El parricidio es un sueño eterno
Una crítica a la película La barbarie, de Andrew Sala.
Por Lea Ross
Siempre es un tema cuando el cine argentino con arraigue urbano pretende traspasar el arado. Siendo un país como el nuestro, en donde más del noventa por ciento de su población habita en ciudades, la perspectiva de toda naturaleza narrativa y audiovisual subraya, de manera involuntaria, la brecha geográfica que atraviesa a toda la población. El título de la segunda película de Andrew Sala, La barbarie, es un recurso literario y de ironía metalinguística que remite aquel planteo sarmientiniano difícil de deconstruir, incluso para quienes proclaman polemizar con el mismo.
En gran parte de la hora y media, la cámara va por detrás de su protagonista, un joven rubio llamado Nacho que se escapa de su casa de Recoleta, por razones desconocidas, y se acobija en la casona de su padre, un patrón de estancia interpretado por el siempre convincente Marcelo Subiotto. En ese ámbito es donde Nacho se aferra para no volver a su ámbito maternal. Inmutado, atento y pasivo, observa el trabajo del peonaje, manteniendo el cuidado de las cabezas de ganado para ser rematadas en un evento próximo, donde se espera ganar una fortuna.
En distintos momentos, habrá tensiones de clase, de género, de generación, de familia, etc. En una misma escena, el padre le muestra un cuadro de un descendiente de ambos que participó de la campaña del desierto; inmediatamente después, ordena salir a masacrar una manada de perros que se están esparciendo por el campo. Hay una insistencia en mostrar los distintos maltratos animales por distintos planos: castraciones, cachorros metidos en una bolsa, petardos atados a sapos, una vaca con una bolsa en la cabeza, etc.; como si fuese una suerte de traslado antiespecista como continuación del costo humano que implicó el ascenso de la oligarquía.
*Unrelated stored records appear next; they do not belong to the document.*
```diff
diff --git a/include/mfm_hip.h b/include/mfm_hip.h
--- a/include/mfm_hip.h
+++ b/include/mfm_hip.h
@@ -154,6 +154,17 @@
                                   float* ws, float* total_norm , const float* guard, void* stream);
 int mfm_clip_grad_value_flat_spans(float* g, const MfmClipSpan* spans , int32_t nspans, float clip_value,
                                    const float* guard, void* stream);
+
+typedef struct MfmDecFc1Item {
+  const float* hs; const float* w; const float* bias; const float* x;
+  float* xhat; float* dxhat; float* dhs; float* loss;
+  int64_t ldx;
+  int32_t d, h, Hp;
+  float inv_count, grad_scale;
+  int32_t pad_;
+} MfmDecFc1Item;
+int mfm_dec_fc1_f32(const MfmDecFc1Item* items , int32_t count, int32_t rows, int32_t with_bwd, int32_t bf16_operands,
+                    int32_t dhs_zeroed, void* stream);
 
 #define MFM_AVG_SWA 0
 #define MFM_AVG_EMA 1
```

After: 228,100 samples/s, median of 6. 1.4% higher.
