# muyeon-jo/POI_recommendation_models

Hardware: NVIDIA B200
Metric: fullrank_eval_users_per_sec (higher is better)
Workload: dtype f16+e5m2-corrections/f32-accum

## Files before the change

include/nais_b200.h:

```cpp
#ifndef NAIS_B200_H_
#define NAIS_B200_H_

#include <stddef.h>
#include <stdint.h>

#ifdef __cplusplus
extern "C" {
#endif

#define NAIS_ABI_VERSION 2

#if defined(__GNUC__)
#define NAIS_API __attribute__((visibility("default")))
#else
#define NAIS_API
#endif

#define NAIS_DIST_NONE 0
#define NAIS_DIST_LATLON 1
#define NAIS_DIST_KM 2

#define NAIS_PREC_FP32 0
#define NAIS_PREC_TC_SPLIT 1
#define NAIS_PREC_TC_FAST 2
#define NAIS_PREC_TC_MIX 3
#define NAIS_PREC_TC_AUTO 4
#define NAIS_PREC_MASK 0xff
#define NAIS_PREC_FLAG_GENERIC 0x100
#define NAIS_PREC_FLAG_ONE_CTA 0x200

#define NAIS_PAIRS_AUTO 0
#define NAIS_PAIRS_FP32 1
#define NAIS_PAIRS_TC 2

#define NAIS_ERR_NULL -1
#define NAIS_ERR_SHAPE -2
#define NAIS_ERR_ALIGN -3
#define NAIS_ERR_WORKSPACE -4
#define NAIS_ERR_MODE -5
#define NAIS_ERR_ARCH -6
#define NAIS_ERR_INDEX -7

typedef void* nais_stream_t;

typedef struct NaisBranch {
  const float* hist_poi;
  const float* tgt_poi;
  const float* hist_reg;
  const float* tgt_reg;
  const float* w1;
  const float* b1;
  const float* w2;
  int32_t w_poi;
  int32_t w_reg;
} NaisBranch;

typedef struct NaisParams {
  NaisBranch branch[2];
  int32_t n_branch;
  int32_t hid;
  int32_t item_num;
  int32_t region_num;
  int32_t dist_mode;
  float dist_scale;
  const float* dist_w;
  const float* dist_b;
  const float* dist_embed;
  int32_t dist_buckets;
  float dist_bucket_km;
  float beta;
  float dropout_p;
  uint64_t dropout_seed;
  int32_t pairs_precision;
  int32_t reserved0;
} NaisParams;

typedef struct NaisPairs {
  const int64_t* hist;
  const int64_t* tgt;
  const int64_t* hreg;
  const int64_t* treg;
  const float* aux;
  int64_t B;
  int32_t H;
  int32_t n_seg;
  const int64_t* seg_offsets;
  const int64_t* row_offsets;
  const int64_t* seg_cell_offsets;
  const int32_t* tile_seg;
  const int64_t* tile_row0;
  int64_t n_tiles;
  int64_t n_cells;
  const float* hist_coords;
  const float* tgt_coords;
  float center_lat;
  float center_lon;
} NaisPairs;

typedef struct NaisGrads {
  float* hist_poi[2];
  float* tgt_poi[2];
  float* reg[2];
  float* w1[2];
  float* b1[2];
  float* w2[2];
  float* dist_w;
  float* dist_b;
  float* dist_embed;
  const int32_t* remap_hist_poi[2];
  const int32_t* remap_tgt_poi[2];
  const int32_t* remap_reg[2];
} NaisGrads;

typedef struct NaisCatalog {
  const int32_t* region;
  const float* coords;
  int64_t row_base;
  int64_t n_rows;
  float center_lat;
  float center_lon;
} NaisCatalog;

typedef struct NaisUsers {
  const int64_t* offsets;
  const int32_t* items;
  const int32_t* region;
  const float* coords;
  int32_t n_users;
} NaisUsers;

NAIS_API int nais_abi_version(void);
NAIS_API const char* nais_strerror(int code);
NAIS_API uint64_t nais_launch_count(void);

NAIS_API int nais_pairs_dispatch(const NaisParams* p, const NaisPairs* batch, int32_t* fwd_tc, int32_t* bwd_tc);

NAIS_API int nais_pairs_forward(const NaisParams* p, const NaisPairs* batch, float* score, float* row_sum, float* score_parts,
                       uint64_t* act_mask, nais_stream_t stream);

NAIS_API size_t nais_pairs_backward_workspace_bytes(const NaisParams* p, const NaisPairs* batch);
NAIS_API int nais_pairs_backward(const NaisParams* p, const NaisPairs* batch, const float* score_parts, const float* row_sum,
                        const uint64_t* act_mask, const float* dscore, const NaisGrads* grads, void* workspace,
                        size_t workspace_bytes, nais_stream_t stream);

NAIS_API int nais_pairs_forward_presort(const NaisParams* p, const NaisPairs* batch, const NaisGrads* grads, float* score,
                               float* row_sum, float* score_parts, uint64_t* act_mask, void* bwd_workspace,
                               size_t bwd_workspace_bytes, nais_stream_t stream);
NAIS_API int nais_pairs_backward_presorted(const NaisParams* p, const NaisPairs* batch, const float* score_parts, const float* row_sum,
                                  const uint64_t* act_mask, const float* dscore, const NaisGrads* grads, void* workspace,
                                  size_t workspace_bytes, nais_stream_t stream);

NAIS_API size_t nais_rows_adagrad_workspace_bytes(int64_t n, int32_t w);
NAIS_API int nais_rows_adagrad(const int32_t* keys, const float* rows, int64_t n, int32_t w, int32_t n_rows, float* grad_out,
                               float* param, float* sum, float lr, float eps, void* workspace, size_t workspace_bytes,
                               nais_stream_t stream);

NAIS_API int nais_sample_batch(const int64_t* seg_offsets, const int64_t* hist, int32_t n_seg, const int64_t* row_offsets,
                               int32_t num_ng, int32_t item_num, const int32_t* poi_region, const float* poi_coords, uint64_t seed,
                               int32_t max_hist, int64_t* tgt, float* label, int64_t* treg, float* tgt_coords, nais_stream_t stream);

typedef struct NaisAdagrad {
  float lr, eps;
  float* sum_hist_poi[2];
  float* sum_tgt_poi[2];
  float* sum_reg[2];
} NaisAdagrad;
NAIS_API int nais_pairs_backward_adagrad(const NaisParams* p, const NaisPairs* batch, const float* score_parts,
                                const float* row_sum, const uint64_t* act_mask, const float* dscore, const NaisGrads* grads,
                                const NaisAdagrad* opt, void* workspace, size_t workspace_bytes, nais_stream_t stream);

typedef struct NaisDenseAdagrad {
  float lr, eps;
  float* sum_w1;
  float* sum_b1;
  float* sum_w2;
  float* sum_dist_w;
  float* sum_dist_b;
  float* sum_region_w1;
  float* sum_region_b1;
  float* sum_region_w2;
  float* sum_dist_embed;
} NaisDenseAdagrad;
NAIS_API size_t nais_pairs_train_step_workspace_bytes(const NaisParams* p, const NaisPairs* batch);
NAIS_API int nais_pairs_train_step(const NaisParams* p, const NaisPairs* batch, const float* label, const float* row_weight,
                                   const NaisAdagrad* tables, const NaisDenseAdagrad* dense, float* loss, float* score,
                                   void* workspace, size_t workspace_bytes, nais_stream_t stream);

NAIS_API size_t nais_train_users_workspace_bytes(const NaisParams* p, int32_t max_hist, int32_t num_ng);
NAIS_API int nais_train_users(const NaisParams* p, const int64_t* host_indptr, int64_t n_rows, const int64_t* indices, const int64_t* entry_region,
                              const float* entry_coords, const int32_t* poi_region, const float* poi_coords, const int64_t* host_users,
                              int32_t n_users, int32_t num_ng, uint64_t seed, const NaisAdagrad* tables, const NaisDenseAdagrad* dense,
                              float* losses, void* workspace, size_t workspace_bytes, nais_stream_t stream);
NAIS_API int nais_train_users_centred(const NaisParams* p, const int64_t* host_indptr, int64_t n_rows, const int64_t* indices,
                                      const int64_t* entry_region, const float* entry_coords, const int32_t* poi_region,
                                      const float* poi_coords, const int64_t* host_users, int32_t n_users, int32_t num_ng, uint64_t seed,
                                      const NaisAdagrad* tables, const NaisDenseAdagrad* dense, float* losses, void* workspace,
                                      size_t workspace_bytes, float center_lat, float center_lon, nais_stream_t stream);
NAIS_API int nais_train_users_dropout(const NaisParams* p, const int64_t* host_indptr, int64_t n_rows, const int64_t* indices,
                                      const int64_t* entry_region, const float* entry_coords, const int32_t* poi_region,
                                      const float* poi_coords, const int64_t* host_users, int32_t n_users, int32_t num_ng, uint64_t seed,
                                      const NaisAdagrad* tables, const NaisDenseAdagrad* dense, float* losses, void* workspace,
                                      size_t workspace_bytes, float center_lat, float center_lon, const uint64_t* host_dropout_seeds,
                                      nais_stream_t stream);
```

Incluso, cuando la presencia humana tiene más peso en grandes planos con espacios abiertos, se opta por un gran angular, modificando una perspectiva que habilita una estetización en sintonía con ciertas posiciones de cámara que van por fuera de la mirada humana, como ocurre durante un primer encuentro de tensión entre Nacho y un joven peón que cava un pozo. Un tercer elemento es la presencia de una banda sonora, en los últimos minutos del filme, para reforzar el mayor pico de suspenso, que ocurre en el interior de un automóvil, que emula casi a una cruenta escena de terror.
Esa barbarie que expone Andrew, del cual se podría pensarlo como una autobiografía ficcionalizada, es un escenario donde la violencia, como ordenador social y de marcación jerárquica, pretende ser agudizado mediante los mencionados recursos estilísticos como denuncia, pero que en realidad opta por caer en el conformismo de esa brecha que se ha mencionado. Su eficacia fotográfica genera una comodidad a distancia. Un refugio impresionista donde no hay salida para esta nación parida. Lo inmoral inmoviliza el acto político, y el arte se maniquea para gozar de ese salvajismo. Por eso, el parricidio es un sueño eterno.